Phase 2 - Mailboxes and Interrupts
due at 5pm, Thu 13 Oct 2022
Update History
v1.1
Added descriptions for Phase 1 to Phase 2 callbacks
1 Phase 2 Overview
In this Phase, you will implement a “mailbox” mechanism. This mechanism
will be critical for how we handle interrupts in our simulation, as well as for
some other features that we’ll be implementing.
The vast majority of your time in this Phase will be implementing and testing
the mailbox mechanism - but once that is ready, you will also add some new
interrupt handling. You won’t be implementing the actual device drivers until
Phase 4 - but in this Phase you will build the mechanism which will make it
possible.
2 Interaction with Phase 1
Your code in this Phase may utilize any of the functions that were defined for
Phase 1. You will not provide your own Phase 1 implementation; instead, you
will use a library which I have provided for you; see the tarball for this project.
You will not be able to access any of the private data or helper functions of
the Phase 1 library - the only thing that you can do is to call the functions that
I defined in the Phase 1 spec.
To use the Phase 1 library, find the correct library for the OS that you
are running on (use linux if you are inside Docker), and rename that file to
libphase1.a .
3 Mailboxes Overview
In our system, a “mailbox” is a mechanism that allows you to send and receive
messages; the messages will be sent in discrete packets of information, ranging
from 0 to MAX_MESSAGE bytes long (inclusive).

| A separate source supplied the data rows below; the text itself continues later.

@@ -139,6 +154,8 @@
     rows->pnf[row_i] = (float)row_pn;
     rows->env[row_i][0] = row_pv;
     rows->env[row_i][1] = row_price;
+    rcp[lane] = rcp_a;
+    rcp[lane + kWave] = rcp_b;
     wave_lds_fence();
     const int t1 = t0 + a.nt;
 #pragma unroll 1
@@ -152,14 +169,16 @@
             k.v[CST_PN + j] = 0.0;
             st.pnf[j] = rows->pnf[t + j];
         }
-        k.v[CST_PV] = rows->env[t][0];
-        k.v[CST_PRICE] = rows->env[t][1];
+        k.v[CST_PV] = k.v[CST_PRICE] = 0.0;
+        st.env = rows->env[t];
         st.rec_t = rec_t;
+        st.rcp = rcp;
         g.take_step_inputs();
         g.day_tile.commit(lds, lane);
         wave_lds_fence();
         act_t += block;
         rec_t += plane;
+        st.act_next = act_t;
         if (t + 1 < t1) g.issue_step_inputs_at(act_t, rec_t, E, vec_io, lane);
         g.template run<true, true>(lds, s_obs, obs, reward, done, E, t, vec_io, k, p, s, info, lane, &st);
         wave_lds_fence();
diff --git a/smart-nanogrid-gym_amd/csrc/sng_step_wide.h b/smart-nanogrid-gym_amd/csrc/sng_step_wide.h
--- a/smart-nanogrid-gym_amd/csrc/sng_step_wide.h
+++ b/smart-nanogrid-gym_amd/csrc/sng_step_wide.h
@@ -6,7 +6,12 @@
 struct StationStep {
     float pnf[4];
     const uint16_t *rec_t;
+    const float *act_next;
+    const double *env;
+    const double *rcp;
 };
+constexpr int kStationRcp = 128;
+static_assert(P_CAP_MASK == kStationRcp - 1, "one entry per value of the record's capacity field");
 
 template <int NC, int L>
 struct WideLds {
@@ -198,6 +203,8 @@
         }
         const bool not_nonneg = amax_bits > 0x7f800000u;
         const float bess_action = p.bess ? a_row[NC] : 0.0f;
+        [[maybe_unused]] const float *a_mem = nullptr;
+        if constexpr (STATION) a_mem = st->act_next - (size_t)E * (size_t)Lay::A + (size_t)el1 * (size_t)Lay::A;
         const int k_soc = p.pv ? 8 : 4;
         BessStep bs{};
         if (live && leader) {
@@ -214,15 +221,20 @@
             int n_pos = 0;
             uint32_t bmax = kExactSumBmax0, bmin = kExactSumBmin0;
             double qv[CPL], sv[CPL];
+            [[maybe_unused]] double rc_next = 0.0;
+            if constexpr (STATION) rc_next = st->rcp[cap_field<PK>(w[0])];
             if (live) {
 #pragma unroll
                 for (int j = 0; j < CPL; ++j) {
                     const int c = charger(part, j);
                     const uint32_t capi = cap_field<PK>(w[j]);
                     const bool occ = (w[j] & W_OCC) != 0;
+                    [[maybe_unused]] const double rc = rc_next;
+                    if constexpr (STATION)
+                        if (j + 1 < CPL) rc_next = st->rcp[cap_field<PK>(w[j + 1])];
                     const ChargerResult r = charger_step<true, kNonneg, PK>(p, PK ? (w[j] & ~W_STATIC) : w[j],
                                                                            PK ? 0.0 : aux[PK ? 0 : j], run_[j], req_of(j, p),
-                                                                           av[j], t, recip_cap((double)capi));
+                                                                           av[j], t, STATION ? rc : recip_cap((double)capi));
                     sv[j] = (PK && !occ) ? (double)rec_soc(w[j]) : r.soc;
                     if constexpr (KEEP) run_[j] = sv[j];
                     else store_soc(j, E, s, sv);
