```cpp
typedef __bf16 bf16x4 __attribute__((ext_vector_type(4)));
typedef __bf16 bf16x2 __attribute__((ext_vector_type(2)));
typedef _Float16 f16x4 __attribute__((ext_vector_type(4)));
typedef _Float16 f16x2 __attribute__((ext_vector_type(2)));
__device__ __forceinline__ bf16x4 to_bf16x4(float4 v) {
    bf16x4 r;
    r[0] = (__bf16)v.x; r[1] = (__bf16)v.y; r[2] = (__bf16)v.z; r[3] = (__bf16)v.w;
    return r;
}
template <bool H16>
__device__ __forceinline__ bf16x4 to_lp4(float4 v) {
    if (H16) {
        f16x4 r;
        r[0] = (_Float16)v.x; r[1] = (_Float16)v.y; r[2] = (_Float16)v.z; r[3] = (_Float16)v.w;
        return __builtin_bit_cast(bf16x4, r);
    }
    return to_bf16x4(v);
}
// ... 2923 lines not shown
        {"wino_wgrad_dma", &mmh::g_wino_wgrad_dma},
        {"stem_f32_dbg", &mmh::g_stem_f32_dbg},
        {"slab_reduce_par", &mmh::g_slab_reduce_par},
        {"dgrad_s2_dbg", &mmh::g_dgrad_s2_dbg},
        {"lp16_dbg", &mmh::g_lp16_dbg},
        {"lp16_wgrad_ring", &mmh::g_lp16_wgrad_ring},
        {"lp16_wgrad_s2", &mmh::g_lp16_wgrad_s2},
        {"border_bn64", &g_border_bn64},
        {"wino_gemm_occ", &g_wino_gemm_occ},
        {"wino_gemm_levels", &g_wino_gemm_levels},
        {"wino_gemm_bn", &g_wino_gemm_bn},
        {"wino_bf16_occ", &g_wino_bf16_occ},
        {"wino_bf16_bk", &g_wino_bf16_bk},
        {"wino_wgrad_bn256", &g_wino_wgrad_bn256},
        {"wino_wgrad_slots", &g_wino_wgrad_slots},
    };
    *count = (int)(sizeof(table) / sizeof(table[0]));
    return table;
}
const OptionEntry* find_option(const char* key) {
    int n = 0;
    const OptionEntry* t = option_table(&n);
    for (int i = 0; i < n; ++i)
        if (!strcmp(key, t[i].name)) return &t[i];
    return nullptr;
}

}

extern "C" {
// ... 493 lines not shown
```

### mmhand_amd/lib.py

```python
import ctypes as C
import os

_HERE = os.path.dirname(os.path.abspath(__file__))
LIB_PATH = os.environ.get("MMH_LIB_PATH") or os.path.join(_HERE, "libmmhand_hip.so")

PAD_ZERO, PAD_REFLECT = 0, 1
ACT_NONE, ACT_RELU, ACT_TANH = 0, 1, 2
F32, BF16, FP16 = 0, 1, 2
U8 = 3


class ConvDesc(C.Structure):
    _fields_ = [(n, C.c_int32) for n in (
        "B", "H", "W", "Cin", "Cout", "kh", "kw", "stride", "pad", "pad_mode",
        "Ho", "Wo", "x_cs", "y_cs", "dtype")]


class PlaneSrc(C.Structure):
    _fields_ = [("ptr", C.c_void_p), ("C", C.c_int32),
                ("sb", C.c_int64), ("sc", C.c_int64), ("sh", C.c_int64), ("sw", C.c_int64)]


class ImageSrc(C.Structure):
    _fields_ = [("ptr", C.c_void_p), ("dtype", C.c_int32), ("scale", C.c_float), ("offset", C.c_float),
# ... 36 lines not shown
    "mmh_norm_stats_merge2": (_i, [_vp, _i, _i, _i, _vp, _sz, _vp, _vp, _vp]),
    "mmh_norm_stats_merge_finalize": (_i, [_vp, _i, _i, _i, _d, _f, _vp, _vp, _vp, _vp, _vp, _vp]),
    "mmh_wino_wgrad_gemm_ws_bytes": (_sz, [_i64, _i, _i, _i]),
    "mmh_wino_wgrad_gemm": (_i, [_vp, _vp, _i64, _i, _i, _i, _i, _vp, _sz, _vp, _vp]),
    "mmh_wino_dw": (_i, [_vp, _i, _i, _i, _vp, _i, _vp]),
    "mmh_conv2d_dgrad_border_ws_bytes": (_sz, [_DP]),
    "mmh_conv2d_dgrad_border": (_i, [_DP, _vp, _vp, _vp, _vp, _sz, _i, _i, _vp]),
    "mmh_conv7_thin_fprop": (_i, [_DP, _vp, _vp, _vp, _vp, _i, _vp]),
    "mmh_conv7_thin_dgrad_ws_bytes": (_sz, [_DP]),
    "mmh_conv7_thin_dgrad": (_i, [_DP, _vp, _vp, _vp, _vp, _sz, _i, _vp]),
    "mmh_conv7_thin_wgrad_ws_bytes": (_sz, [_DP]),
    "mmh_conv7_thin_wgrad": (_i, [_DP, _vp, _vp, _vp, _vp, _sz, _i, _vp]),
    "mmh_conv7_stem_wgrad_supported": (_i, [_DP]),
    "mmh_conv7_stem_wgrad_ws_bytes": (_sz, [_DP]),
    "mmh_conv7_stem_wgrad": (_i, [_DP, _vp, _vp, _vp, _vp, _sz, _i, _vp]),
    "mmh_conv2d_wgrad_ws_bytes": (_sz, [_DP]),
    "mmh_conv2d_wgrad": (_i, [_DP, _vp, _vp, _vp, _vp, _sz, _i, _i, _vp]),
    "mmh_convT2d_fprop": (_i, [_DP, _vp, _vp, _vp, _vp, _i, _i, _vp]),
    "mmh_convT2d_dgrad": (_i, [_DP, _vp, _vp, _vp, _vp]),
    "mmh_convT2d_wgrad": (_i, [_DP, _vp, _vp, _vp, _vp, _sz, _i, _i, _vp]),
    "mmh_reflect_fold": (_i, [_vp, _vp, _i, _i, _i, _i, _i, _vp]),
    "mmh_prep_weights_bf16": (_i, [_vp, _i, _i, _i, _vp, _vp, _vp]),
    "mmh_prep_weights_bf16_flat": (_i, [_vp, _i, _i, _i, _vp, _vp]),
    "mmh_prep_weights_fp16": (_i, [_vp, _i, _i, _i, _vp, _vp, _vp]),
    "mmh_prep_weights_fp16_flat": (_i, [_vp, _i, _i, _i, _vp, _vp]),
    "mmh_cvt_lp16": (_i, [_vp, _i64, _i, _vp, _vp]),
    "mmh_conv_lp16_supported": (_i, [_DP, _i]),
    "mmh_conv_lp16": (_i, [_DP, _i, _vp, _vp, _vp, _vp, _i, _i, _vp, _vp]),
    "mmh_conv_lp16_stats_chunks": (_i, [_DP]),
    "mmh_conv_lp16_fprop_stats": (_i, [_DP, _vp, _vp, _vp, _vp, _vp, _vp, _vp]),
# ... 163 lines not shown
```

### mmhand_amd/mmhand_model.py

```python
import os
import random
from collections import OrderedDict

import torch
import torch.distributed as dist

from . import lib as L
from . import ops
from .networks import Discriminator, Generator, VGGHead, discriminators_lockstep
from .ops import pad4
from .options import check_exact_fwd, check_resize_inputs


MERGE_D_PASSES = os.environ.get("MMH_MERGE_D", "1") != "0"
_LAST_BUCKET_LOG = None


def get_norm_layer(norm_type="instance"):
    if norm_type in ("batch", "instance"):
        return norm_type
    raise NotImplementedError("normalization layer [%s] is not found" % norm_type)
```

A mailbox can, potentially, have any number of processes that send messages
and receive messages; although it would be unusual, it’s even legal for a process
to send a message, and then receive its own message back. We call a process that
is sending message(s) a “producer,” and a process that is receiving messages(s)
a “consumer.”
1
Messages that are sent to the mailbox can sometimes be queued up - that
is, stored into slots for later delivery. Each mailbox has a limit to how many
slots it is willing to consume, and there is also a global limit of how many slots
exist. If we queue up a message into one of the slots, then the producer is not
required to block; it may record its message and immediately move on. Later,
when a consumer attempts to receive a message, the consumer will read it from
the slot, and likewise will not block.
On the other hand, both producers and consumers sometimes block. Producers block when they attempt to send a message but the mailbox already
has consumed its maximum number of allowable mail slots; it will block until
one or more of the messages are consumed, meaning that the producer will be
allowed to allocate a slot and write its message. Consumers block when there
are no queued messages; when a producer finally writes a message to a slot, the
consumer will read the message, free the slot, and then return.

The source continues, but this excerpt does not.